#### Exercise instructions
Where does the string "unsigned" appear in the material? Copy each line that holds it.

_ _ _ _ _

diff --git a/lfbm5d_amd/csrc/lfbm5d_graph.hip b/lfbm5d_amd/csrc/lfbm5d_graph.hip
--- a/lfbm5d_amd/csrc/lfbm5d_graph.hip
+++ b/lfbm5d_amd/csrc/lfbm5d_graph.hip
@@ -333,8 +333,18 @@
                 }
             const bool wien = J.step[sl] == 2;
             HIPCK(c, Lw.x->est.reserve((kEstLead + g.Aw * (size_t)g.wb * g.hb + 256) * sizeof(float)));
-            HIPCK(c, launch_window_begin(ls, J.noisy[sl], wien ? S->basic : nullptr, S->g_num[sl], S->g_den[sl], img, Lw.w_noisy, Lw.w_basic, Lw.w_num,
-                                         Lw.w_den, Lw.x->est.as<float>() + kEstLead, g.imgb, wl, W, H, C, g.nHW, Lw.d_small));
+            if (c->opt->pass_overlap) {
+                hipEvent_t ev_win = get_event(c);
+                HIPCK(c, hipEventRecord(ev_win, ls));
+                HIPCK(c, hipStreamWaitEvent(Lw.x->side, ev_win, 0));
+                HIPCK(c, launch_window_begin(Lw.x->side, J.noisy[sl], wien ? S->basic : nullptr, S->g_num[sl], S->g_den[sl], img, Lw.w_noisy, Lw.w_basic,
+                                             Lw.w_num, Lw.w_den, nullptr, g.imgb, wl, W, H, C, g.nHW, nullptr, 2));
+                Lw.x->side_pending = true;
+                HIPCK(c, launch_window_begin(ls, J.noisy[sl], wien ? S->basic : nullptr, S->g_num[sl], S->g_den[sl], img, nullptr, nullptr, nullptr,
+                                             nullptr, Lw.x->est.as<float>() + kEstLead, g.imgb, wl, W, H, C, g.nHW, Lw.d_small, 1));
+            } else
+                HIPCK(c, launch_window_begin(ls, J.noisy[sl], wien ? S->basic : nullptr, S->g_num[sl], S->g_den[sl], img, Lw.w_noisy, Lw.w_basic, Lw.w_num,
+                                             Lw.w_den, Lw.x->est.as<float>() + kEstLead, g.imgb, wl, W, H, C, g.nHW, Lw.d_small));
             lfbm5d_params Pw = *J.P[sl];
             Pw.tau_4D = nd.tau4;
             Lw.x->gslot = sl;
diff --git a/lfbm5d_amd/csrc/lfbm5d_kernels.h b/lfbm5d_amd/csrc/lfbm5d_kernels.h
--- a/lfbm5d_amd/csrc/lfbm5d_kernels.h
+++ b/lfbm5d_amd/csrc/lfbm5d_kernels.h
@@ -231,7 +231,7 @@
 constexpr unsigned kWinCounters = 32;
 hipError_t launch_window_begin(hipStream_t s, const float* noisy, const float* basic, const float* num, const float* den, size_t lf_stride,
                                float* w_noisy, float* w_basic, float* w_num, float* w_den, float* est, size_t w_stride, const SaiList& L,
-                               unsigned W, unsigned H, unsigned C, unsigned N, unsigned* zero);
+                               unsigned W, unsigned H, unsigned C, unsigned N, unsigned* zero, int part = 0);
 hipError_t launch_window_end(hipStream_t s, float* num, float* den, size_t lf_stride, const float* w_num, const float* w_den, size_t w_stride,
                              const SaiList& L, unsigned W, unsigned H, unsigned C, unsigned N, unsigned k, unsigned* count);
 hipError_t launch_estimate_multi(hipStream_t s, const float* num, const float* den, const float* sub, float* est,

_ _ _ _ _

#### Output of the exercise
 constexpr unsigned kWinCounters = 32;
-                               unsigned W, unsigned H, unsigned C, unsigned N, unsigned* zero);
+                               unsigned W, unsigned H, unsigned C, unsigned N, unsigned* zero, int part = 0);
                              const SaiList& L, unsigned W, unsigned H, unsigned C, unsigned N, unsigned k, unsigned* count);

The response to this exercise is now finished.